==== DATA TO EXAMINE
__global__ __launch_bounds__(512)
void lstm16_bwd_persistent_kernel(Lstm16BwdArgs a) {
  __shared__ float sRed[8 * 16 * 64];
  __shared__ int sDead;
  const int tid = threadIdx.x;
  const int lane = tid & 63;
  const int wave = __builtin_amdgcn_readfirstlane(tid >> 6);
  const int half = lane >> 5;
  const int NCt = a.H / 4;
  const int NUT = (a.H + 31) / 32;
  const int NBT = a.Bpad / 32;
  const int ut = blockIdx.x % NUT;
  const int bt = a.bt0 + blockIdx.x / NUT;
  const int dir = blockIdx.y;
  if (tid == 0) sDead = 0;

  const int b31 = tid & 31, ug = (tid >> 5) & 7;
  const int b = bt * 32 + b31;
  const int u0 = ut * 32 + 4 * ug;
  const bool units_ok = tid < 256 && u0 < a.H;
  const bool item = units_ok && b < a.B;

  const u32x4_t* wq = a.wpt + ((size_t)(dir * NUT + ut) * NCt) * 64 + lane;
  bf16x8 w[kBwdRes16];
#pragma unroll
  for (int i = 0; i < kBwdRes16; ++i) {
    const int c = wave + 8 * i;
    w[i] = __builtin_bit_cast(bf16x8, c < NCt ? wq[(size_t)c * 64] : u32x4_t{0u, 0u, 0u, 0u});
  }
  const size_t group = (size_t)dir * NBT + bt;
  const unsigned gbytes = (unsigned)((size_t)2 * NBT * NCt * 1024);
  __amdgpu_buffer_rsrc_t grs[2] = {__builtin_amdgcn_make_buffer_rsrc(a.gbuf0, 0, gbytes, 0x00020000),
                                   __builtin_amdgcn_make_buffer_rsrc(a.gbuf1, 0, gbytes, 0x00020000)};
  const int nflag = NUT * 4;
  unsigned* const gflags = a.flags + group * nflag;
  float dcc[4] = {0.f, 0.f, 0.f, 0.f};
  __syncthreads();

#pragma unroll 1
  for (int s = 0; s < a.T; ++s) {
    const int t = dir ? s : (a.T - 1 - s);
    const int tp = dir ? t + 1 : t - 1;
    float4 gi4, gf4, gg4, go4, c4, cp4, dh4;
    gi4 = gf4 = gg4 = go4 = c4 = cp4 = dh4 = make_float4(0.f, 0.f, 0.f, 0.f);
    float* grow = a.gates + ((size_t)(item ? b : 0) * a.T + t) * (8 * a.H) + (size_t)dir * 4 * a.H + (item ? u0 : 0);
    if (item) {
      gi4 = *reinterpret_cast<const float4*>(grow);
      gf4 = *reinterpret_cast<const float4*>(grow + a.H);
      gg4 = *reinterpret_cast<const float4*>(grow + 2 * a.H);
      go4 = *reinterpret_cast<const float4*>(grow + 3 * a.H);
      const size_t so = ((size_t)b * a.T + t) * (2 * a.H) + (size_t)dir * a.H + u0;
      c4 = *reinterpret_cast<const float4*>(a.c_all + so);
      dh4 = *reinterpret_cast<const float4*>(a.dout + so);
      if (tp >= 0 && tp < a.T)
        cp4 = *reinterpret_cast<const float4*>(a.c_all + ((size_t)b * a.T + tp) * (2 * a.H) + (size_t)dir * a.H + u0);
    }
    f32x16 acc;
#pragma unroll
    for (int r = 0; r < 16; ++r) acc[r] = 0.f;
    if (s > 0) {
      if (wave == 0 && !sDead) {
        unsigned spins = 0;
        for (;;) {
          bool ok = true;
          for (int j = lane; j < nflag; j += 64)
            ok = ok && (__hip_atomic_load(gflags + j, __ATOMIC_RELAXED, __HIP_MEMORY_SCOPE_AGENT) >= (unsigned)s);
          if (__all(ok)) break;
          if (++spins > kSpinLimit) {
            if (lane == 0) { sDead = 1; __hip_atomic_store(a.err, 1u, __ATOMIC_RELAXED, __HIP_MEMORY_SCOPE_AGENT); }
            break;
          }
          __builtin_amdgcn_s_sleep(1);
        }
      }
      __syncthreads();
      const unsigned goff = (unsigned)((group * NCt * 64 + lane) * 16);
      bf16x8 g[kBwdRes16];
#pragma unroll
      for (int i = 0; i < kBwdRes16; ++i) {
        const int c = wave + 8 * i;
        g[i] = __builtin_bit_cast(bf16x8, c < NCt ? __builtin_amdgcn_raw_buffer_load_b128(grs[s & 1], goff + (unsigned)c * 1024u, 0, 16 )
                                                  : u32x4_t{0u, 0u, 0u, 0u});
      }
#pragma unroll
      for (int i = 0; i < kBwdRes16; ++i) {
        if (wave + 8 * i < NCt)
          acc = __builtin_amdgcn_mfma_f32_32x32x16_bf16(w[i], g[i], acc, 0, 0, 0);
      }
      for (int c = wave + 8 * kBwdRes16; c < NCt; c += 8) {
        const bf16x8 wc = __builtin_bit_cast(bf16x8, wq[(size_t)c * 64]);
        const bf16x8 gc = __builtin_bit_cast(bf16x8, __builtin_amdgcn_raw_buffer_load_b128(grs[s & 1], goff + (unsigned)c * 1024u, 0, 16));
        acc = __builtin_amdgcn_mfma_f32_32x32x16_bf16(wc, gc, acc, 0, 0, 0);
      }
    }
#pragma unroll
    for (int r = 0; r < 16; ++r) sRed[(wave * 16 + r) * 64 + lane] = acc[r];
    __syncthreads();
    if (tid < 256) {
      float dh[4] = {dh4.x, dh4.y, dh4.z, dh4.w};
#pragma unroll
      for (int w8 = 0; w8 < 8; ++w8)
#pragma unroll
        for (int u = 0; u < 4; ++u) dh[u] += sRed[(w8 * 16 + 4 * wave + u) * 64 + lane];
      const float gi[4] = {gi4.x, gi4.y, gi4.z, gi4.w}, gf[4] = {gf4.x, gf4.y, gf4.z, gf4.w};
      const float gg[4] = {gg4.x, gg4.y, gg4.z, gg4.w}, go[4] = {go4.x, go4.y, go4.z, go4.w};
      const float cc[4] = {c4.x, c4.y, c4.z, c4.w}, cp[4] = {cp4.x, cp4.y, cp4.z, cp4.w};
      float dg4[4][4];
#pragma unroll
      for (int u = 0; u < 4; ++u) {
        const float tc = vs_tanh_fast(cc[u]);
        dg4[3][u] = dh[u] * tc * go[u] * (1.f - go[u]);
        const float dc = fmaf(dh[u] * go[u], 1.f - tc * tc, dcc[u]);
        dg4[0][u] = dc * gg[u] * gi[u] * (1.f - gi[u]);
        dg4[1][u] = dc * cp[u] * gf[u] * (1.f - gf[u]);
        dg4[2][u] = dc * gi[u] * (1.f - gg[u] * gg[u]);
        dcc[u] = dc * gf[u];
      }
      if (!item) {
#pragma unroll
        for (int gate = 0; gate < 4; ++gate)
#pragma unroll
          for (int u = 0; u < 4; ++u) dg4[gate][u] = 0.f;
#pragma unroll
        for (int u = 0; u < 4; ++u) dcc[u] = 0.f;
      }
      if (units_ok) {
#pragma unroll
        for (int gate = 0; gate < 4; ++gate) {
          bf16x8 v;
#pragma unroll
          for (int u = 0; u < 4; ++u) {
            const float o = __shfl_xor(dg4[gate][u], 32, 64);
            v[u] = (__bf16)(half ? o : dg4[gate][u]);
            v[4 + u] = (__bf16)(half ? dg4[gate][u] : o);
          }
          const int r0 = gate * a.H + ut * 32 + 8 * wave;
          const unsigned off = (unsigned)(((group * NCt + (r0 >> 4)) * 64 + ((r0 >> 3) & 1) * 32 + b31) * 16);
          if (half == 0)
            __builtin_amdgcn_raw_buffer_store_b128(__builtin_bit_cast(u32x4_t, v), grs[(s + 1) & 1], off, 0, 16 );
        }
      }
      asm volatile("s_waitcnt vmcnt(0)" ::: "memory");
      if (lane == 0) __hip_atomic_store(gflags + ut * 4 + wave, (unsigned)(s + 1), __ATOMIC_RELAXED, __HIP_MEMORY_SCOPE_AGENT);
      if (item) {
        *reinterpret_cast<float4*>(grow) = make_float4(dg4[0][0], dg4[0][1], dg4[0][2], dg4[0][3]);
        *reinterpret_cast<float4*>(grow + a.H) = make_float4(dg4[1][0], dg4[1][1], dg4[1][2], dg4[1][3]);
        *reinterpret_cast<float4*>(grow + 2 * a.H) = make_float4(dg4[2][0], dg4[2][1], dg4[2][2], dg4[2][3]);
        *reinterpret_cast<float4*>(grow + 3 * a.H) = make_float4(dg4[3][0], dg4[3][1], dg4[3][2], dg4[3][3]);
      }
    }
  }
}

}
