class LdsOptIn {
  public:
    static constexpr int kMaxDevices = 64;
    void ensure(const void* kernel, size_t bytes, const char* refused_message) {
        int dev = 0;
        if (hipGetDevice(&dev) != hipSuccess || dev < 0 || dev >= kMaxDevices) throw_error("kernel launch: no current HIP device");
        int st = __atomic_load_n(&state_[dev], __ATOMIC_ACQUIRE);
        if (st == 0) {
            st = hipFuncSetAttribute(kernel, hipFuncAttributeMaxDynamicSharedMemorySize, (int)bytes) == hipSuccess ? 1 : -1;
            if (st < 0) (void)hipGetLastError();
            __atomic_store_n(&state_[dev], st, __ATOMIC_RELEASE);
        }
        if (st < 0) throw_error(refused_message);
    }

  private:
    int state_[kMaxDevices] = {};
};

enum Act { ACT_NONE = 0, ACT_GELU = 1 };

struct GemmArgs {
    const half_t* A = nullptr;  int lda = 0;
    const half_t* W = nullptr;  int ldw = 0;
    const float* bias = nullptr;
    const float* resid = nullptr; int ldr = 0; int resid_mod = 1;
    float* out_f32 = nullptr;   int ldc32 = 0;
    half_t* out_h = nullptr;    int ldc16 = 0;
    const half_t* resid_h = nullptr; const half_t* resid_l = nullptr; int ldrs = 0;
    half_t* out_l = nullptr;
    int M = 0, N = 0, K = 0;
    int act = ACT_NONE;
    float* stats_out = nullptr;
    const float* ln_stats = nullptr;
    int ln_groups = 0;
    const float* ln_colsum = nullptr;
    float ln_eps = 0.f;
    bool shared_gpu = false;
    bool alone = false;
    int tile = -1;
    int unit_rows = 0;
    unsigned long long* stamps = nullptr;
};
const char* gemm_check(const GemmArgs&);
bool gemm_tile_fits(const GemmArgs&, int tile);
int gemm_pick_tile(const GemmArgs&);
int gemm_choose_tile(GemmArgs&);
void gemm(const GemmArgs&, hipStream_t, hipEvent_t start = nullptr, hipEvent_t stop = nullptr);

void layernorm(const float* x, const float* w, const float* b, float eps, int rows, int D, int act,
               float* out_f32, half_t* out_h, hipStream_t, int* nonfinite = nullptr);

void preprocess(const uint8_t* img, int w, int h, int stride, int channels, half_t* patches, hipStream_t);
struct PreImage { const uint8_t* img; int w, h, stride, channels; half_t* patches; };
void preprocess_batch(const PreImage* images, int count, hipStream_t);

struct ResizeAxis { const int* first; const int* count; const float* coef; int taps; int out; };
void resize_srgb(const uint8_t* src, int w, int h, int stride, int C, const ResizeAxis& ax, const ResizeAxis& ay,
                 const float* decode_lut, const uint32_t* encode_tab, float* tmp, uint8_t* dst, hipStream_t);

struct ResizeJob { const uint8_t* src; int w, h, stride, channels; ResizeAxis ax, ay; float* tmp; half_t* patches; };
size_t resize_preprocess_tmp_floats(int h, int rw, int channels);
void resize_preprocess_batch(const ResizeJob* jobs, int count, const float* decode_lut, const uint32_t* encode_tab,
                             hipStream_t);
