// ... 306 lines not shown
            } else {
#pragma unroll
                for (int u = 0; u < TU; ++u) rr.vt[u] = *reinterpret_cast<const float4*>(row + NB * 128 + u * 16);
            }
        } else {
            const uint8_t* e = p.elements + (size_t)idl * RSTRIDE + h * 64u;
#pragma unroll
            for (int b = 0; b < NBI; ++b)
#pragma unroll
                for (int k = 0; k < 4; ++k) rr.x[b * 4 + k] = *reinterpret_cast<const uint4*>(e + b * 128 + k * 16);
        }
        asm volatile("" ::: "memory");
    }

    __device__ __forceinline__ uint64_t sketch_rejects(const uint32_t nb, const bool go, RowRegs& rr) {
        if (go) {
            const uint8_t* line = p.sketch + (size_t)nb * SKETCH_LINE + h * 64u;
#pragma unroll
            for (int k = 0; k < 4; ++k) rr.v[0][k] = *reinterpret_cast<const float4*>(line + k * 16);
        }
        asm volatile("" ::: "memory");
        int ip = 0;
#pragma unroll
        for (int k = 0; k < 4; ++k) {
            const uint4 qq = *reinterpret_cast<const uint4*>(sk_qc + h * 64u + k * 16);
            ip = dot4_i8(__float_as_uint(rr.v[0][k].x), qq.x, ip);
            ip = dot4_i8(__float_as_uint(rr.v[0][k].y), qq.y, ip);
            ip = dot4_i8(__float_as_uint(rr.v[0][k].z), qq.z, ip);
            ip = dot4_i8(__float_as_uint(rr.v[0][k].w), qq.w, ip);
        }
        ip += pair_swap(ip);
        static_assert(SKETCH_META == 64u + 48u, "s, R, X, N: the last 16 bytes of the odd lane's half");
        const float sx = rr.v[0][3].x, rx = rr.v[0][3].y, xx = rr.v[0][3].z, nx = rr.v[0][3].w;
        const float t = (sk_s * sx) * (float)ip;
        const float nqnx = sk_n * nx;
        const float b = (sk_r * xx + sk_n * rx) + nqnx * 0x1p-17f;
        const float U = t + ((__builtin_fabsf(t) * 0x1p-20f + b * 1.0001f) + 0x1p-20f);
        const float lb = 1.0f - U;
        const uint64_t rm = wave_ballot(go && h != 0u && nqnx < 0x1p100f && lb > __uint_as_float(theta));
        return rm | (rm >> 1);
    }

    __device__ __forceinline__ float finish_rows(RowRegs& rr) {
        float d;
        if constexpr (GEN) {
            float acc[16];
#pragma unroll
            for (int j = 0; j < 16; ++j) acc[j] = 0.0f;
// ... 89 lines not shown
            if (q != q) q = 0.0f;
            const float t = 1.0f - q;
            d = (0.0f <= t) ? t : 0.0f;
        }
        return d;
    }

    static constexpr int CG = CR ? CR : 8;
    static constexpr int CU = 8 / CG;
    static constexpr uint32_t CNG = 64u / CG;
    struct CRows {
        float4 v[NB ? NB : 1][CU];
        float4 vt[TU ? TU : 1];
    };
    __device__ __forceinline__ uint64_t* cr_slots() const { return mslot + CAP; }
    __device__ __forceinline__ void cr_issue(CRows& c, const uint64_t e, const bool act, const uint32_t ct, const uint8_t* xtails) const {
        if (act) {
            const uint8_t* row = p.elements + (size_t)(uint32_t)e * RSTRIDE;
#pragma unroll
            for (int b = 0; b < NB; ++b)
#pragma unroll
                for (int u = 0; u < CU; ++u) c.v[b][u] = *reinterpret_cast<const float4*>(row + b * 128 + (ct * CU + u) * 16u);
            const uint8_t* tp = xtails ? xtails + (uint32_t)(e >> 32) * XTAILB : row + NB * 128;
#pragma unroll
            for (int u = 0; u < TU; ++u) {
                const uint4 t = load_global_u4((gptr_u32)(tp + u * 16));
                c.vt[u] = make_float4(__uint_as_float(t.x), __uint_as_float(t.y), __uint_as_float(t.z), __uint_as_float(t.w));
            }
        }
    }
    __device__ __forceinline__ float cr_finish(const CRows& c, const uint32_t ct) const {
        typedef float f32x2 __attribute__((ext_vector_type(2)));
        f32x2 acc2[2 * CU];
#pragma unroll
        for (int j = 0; j < 2 * CU; ++j) acc2[j] = f32x2{0.0f, 0.0f};
#pragma unroll
        for (int b = 0; b < NB; ++b) {
#pragma unroll
            for (int u = 0; u < CU; ++u) {
                const float4 qq = *reinterpret_cast<const float4*>(lds_q + b * 128 + (ct * CU + u) * 16u);
                acc2[u * 2 + 0] = __builtin_elementwise_fma(f32x2{c.v[b][u].x, c.v[b][u].y}, f32x2{qq.x, qq.y}, acc2[u * 2 + 0]);
                acc2[u * 2 + 1] = __builtin_elementwise_fma(f32x2{c.v[b][u].z, c.v[b][u].w}, f32x2{qq.z, qq.w}, acc2[u * 2 + 1]);
// ... 11 lines not shown
            s = __uint_as_float((uint32_t)__builtin_amdgcn_update_dpp(0, __float_as_int(s), 0x111 , 0xf, 0xf, true) & keep);
#pragma unroll
            for (int j = 0; j < 4 * CU; ++j) s = s + acc[j];
        }
        float r = s;
#pragma unroll
        for (int u = 0; u < TU; ++u) {
            const float4 qq = *reinterpret_cast<const float4*>(lds_q + NB * 128 + u * 16);
            r = __builtin_fmaf(c.vt[u].x, qq.x, r);
            r = __builtin_fmaf(c.vt[u].y, qq.y, r);
            r = __builtin_fmaf(c.vt[u].z, qq.z, r);
            r = __builtin_fmaf(c.vt[u].w, qq.w, r);
        }
        return angular_from_dot(r);
    }
    __device__ __forceinline__ float compact_rows(const uint32_t ns, const uint32_t srank, const bool surv, const uint8_t* xtails) const {
        const uint32_t ct = lane & (uint32_t)(CG - 1), g = lane / (uint32_t)CG;
        const uint64_t* cs = cr_slots();
        float d = 0.0f;
        uint32_t base = 0;
        CRows ra;
#pragma unroll 1
        do {
            const uint32_t sa = base + g;
            const uint64_t ea = cs[sa];
            cr_issue(ra, ea, sa < ns, ct, xtails);
            asm volatile("" ::: "memory");
            const uint32_t rel = srank - base;
            const int from = (int)(((rel & (CNG - 1u)) * (uint32_t)CG + (uint32_t)(CG - 1)) * 4u);
            const float da = cr_finish(ra, ct);
            const float ba = __int_as_float(__builtin_amdgcn_ds_bpermute(from, __float_as_int(da)));
            d = (surv && rel < CNG) ? ba : d;
            base += CNG;
        } while (base < ns);
        return d;
    }

    static constexpr bool LONG = List::LONG;
    static constexpr int LONG_STEPS = CAP >= 4096u ? 7 : 6;
    static constexpr uint32_t FCAP = 63u;
    static constexpr uint32_t FIMG_KEYS = 128u;
// ... 521 lines not shown
            PT_MARK(8);
            PT_COUNT();
            uint64_t ykey = KEY_INF;
            uint32_t ypos = WPOS_NONE, yid = xid;
            for (uint32_t half = 0; half < (WIDE ? 2u : 1u); ++half) {
            if constexpr (WIDE) {
                if (half == 1u) nb = nb_hi;
            }
            const uint64_t unused = wave_ballot(nb == ID_EMPTY);
            const uint32_t nvalid = unused ? ((uint32_t)__builtin_ctzll(unused) >> 1) : 32u;
            st.n_adj += nvalid;
            [[maybe_unused]] uint64_t seenm = 0;
            [[maybe_unused]] uint64_t skipm = 0;
            [[maybe_unused]] uint32_t cr_ns = 0, cr_rank = 0;
            [[maybe_unused]] bool cr_surv = false;
            if constexpr (SEEN) {
                const bool seen = vcache[vcache_slot(nb)] == nb;
                seenm = wave_ballot(seen);
                if constexpr (GEN) {
                    const uint64_t newm = wave_ballot(!seen && nb != ID_EMPTY);
                    const uint32_t fill = newm ? readlane32(nb, (uint32_t)__builtin_ctzll(newm)) : xid;
                    issue_rows((!seen && nb != ID_EMPTY) ? nb : fill, rr);
                } else {
                    bool go = !seen && nb != ID_EMPTY;
                    if constexpr (SK) {
                        if (p.sketch && sk_on && theta < 0x7F800000u) {
                            skipm = sketch_rejects(nb, go, rr);
                            go = go && ((skipm >> lane) & 1ull) == 0ull;
                        }
                    }
                    if constexpr (CR != 0) {
                        const uint64_t sm = wave_ballot(go) & 0xAAAAAAAAAAAAAAAAull;
                        cr_ns = (uint32_t)__popcll(sm);
                        cr_rank = mbcnt64(sm);
                        cr_surv = go && h != 0u;
                        if (cr_surv) cr_slots()[cr_rank] = ((uint64_t)R << 32) | nb;
                    } else if (go) {
                        const uint8_t* tails = nullptr;
                        if constexpr (XT) {
                            if (adjx) tails = adjx + (size_t)xid * Ly.adjx_stride + 128u + R * XTAILB;
                        }
                        issue_rows(nb, rr, tails);
                    }
// ... 24 lines not shown
                if (nb != ID_EMPTY && !__builtin_amdgcn_inverse_ballot_w64(seenm)) vcache[vcache_slot(nb)] = nb;
            }
            asm volatile("" ::: "memory");
            __builtin_amdgcn_sched_barrier(0);
            PT_MARK(1);

            uint64_t fm;
            if constexpr (SEEN) fm = 0x5555555555555555ull & ~unused & ~seenm;
            else if constexpr (NOVIS) fm = 0x5555555555555555ull & ~unused;
            else fm = wave_ballot(vis.insert(nb, h == 0u && R < nvalid, p.ovf));
            PT_MARK(2);
            PT_WAIT_VM();
            PT_MARK(3);
            float d = 0.0f;
            if constexpr (CR != 0) {
                if (cr_ns) d = compact_rows(cr_ns, cr_rank, cr_surv, adjx ? adjx + (size_t)xid * Ly.adjx_stride + 128u : nullptr);
            } else {
                d = finish_rows(rr);
            }
            if constexpr (TOUCH) {
#pragma unroll
                for (int j = 0; j < NT; ++j) asm volatile("" ::"v"(touched[j]));
                if constexpr (XT) asm volatile("" ::"v"(touched_x));
                const uint32_t tid = next_nb != ID_EMPTY ? next_nb : yid;
                const uint8_t* tb = p.elements + (size_t)tid * RSTRIDE;
                const uint32_t lim = (XT && adjx) ? (uint32_t)NB * 128u : ROWB;
#pragma unroll
                for (int j = 0; j < NT; ++j) {
                    const uint32_t off = h * 128u + (uint32_t)j * 256u;
                    touched[j] = *reinterpret_cast<const uint32_t*>(tb + (off < lim ? off : lim - 4u));
                }
// ... 212 lines not shown
template <int DT, int DIM, int S, bool TRAIL = false, int V16 = 0, bool WIDE = false, int CR = 0>
__global__ __launch_bounds__(64, fast_waves_per_simd(DT, DIM, S, WIDE, V16 == 5, CR)) void fast_kernel(const SlowParams P) {
    extern __shared__ __align__(16) uint8_t smem[];
    if constexpr (CR != 0) {
        fast_walk_one<DT, DIM, S, TRAIL, V16, WIDE, CR>(P.sp, blockIdx.x, smem);
    } else if (blockIdx.x < P.sp.nq) {
        fast_walk_one<DT, DIM, S, TRAIL, V16, WIDE, CR>(P.sp, blockIdx.x, smem);
        walker_done(P);
    } else {
        tail_block<DT>(P, smem);
    }
}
========
WHAT IS EXPECTED - Copy the entries word for word. Start at the first line and end with the line containing "gi4 = gf4 = gg4".

ANSWER SECTION -
__global__ __launch_bounds__(512)
void lstm16_bwd_persistent_kernel(Lstm16BwdArgs a) {
  __shared__ float sRed[8 * 16 * 64];
  __shared__ int sDead;
  const int tid = threadIdx.x;
  const int lane = tid & 63;
  const int wave = __builtin_amdgcn_readfirstlane(tid >> 6);
  const int half = lane >> 5;
  const int NCt = a.H / 4;
  const int NUT = (a.H + 31) / 32;
  const int NBT = a.Bpad / 32;
  const int ut = blockIdx.x % NUT;
  const int bt = a.bt0 + blockIdx.x / NUT;
  const int dir = blockIdx.y;
  if (tid == 0) sDead = 0;

  const int b31 = tid & 31, ug = (tid >> 5) & 7;
  const int b = bt * 32 + b31;
  const int u0 = ut * 32 + 4 * ug;
  const bool units_ok = tid < 256 && u0 < a.H;
  const bool item = units_ok && b < a.B;

  const u32x4_t* wq = a.wpt + ((size_t)(dir * NUT + ut) * NCt) * 64 + lane;
  bf16x8 w[kBwdRes16];
#pragma unroll
  for (int i = 0; i < kBwdRes16; ++i) {
    const int c = wave + 8 * i;
    w[i] = __builtin_bit_cast(bf16x8, c < NCt ? wq[(size_t)c * 64] : u32x4_t{0u, 0u, 0u, 0u});
  }
  const size_t group = (size_t)dir * NBT + bt;
  const unsigned gbytes = (unsigned)((size_t)2 * NBT * NCt * 1024);
  __amdgpu_buffer_rsrc_t grs[2] = {__builtin_amdgcn_make_buffer_rsrc(a.gbuf0, 0, gbytes, 0x00020000),
                                   __builtin_amdgcn_make_buffer_rsrc(a.gbuf1, 0, gbytes, 0x00020000)};
  const int nflag = NUT * 4;
  unsigned* const gflags = a.flags + group * nflag;
  float dcc[4] = {0.f, 0.f, 0.f, 0.f};
  __syncthreads();

#pragma unroll 1
  for (int s = 0; s < a.T; ++s) {
    const int t = dir ? s : (a.T - 1 - s);
    const int tp = dir ? t + 1 : t - 1;
    float4 gi4, gf4, gg4, go4, c4, cp4, dh4;
    gi4 = gf4 = gg4 = go4 = c4 = cp4 = dh4 = make_float4(0.f, 0.f, 0.f, 0.f);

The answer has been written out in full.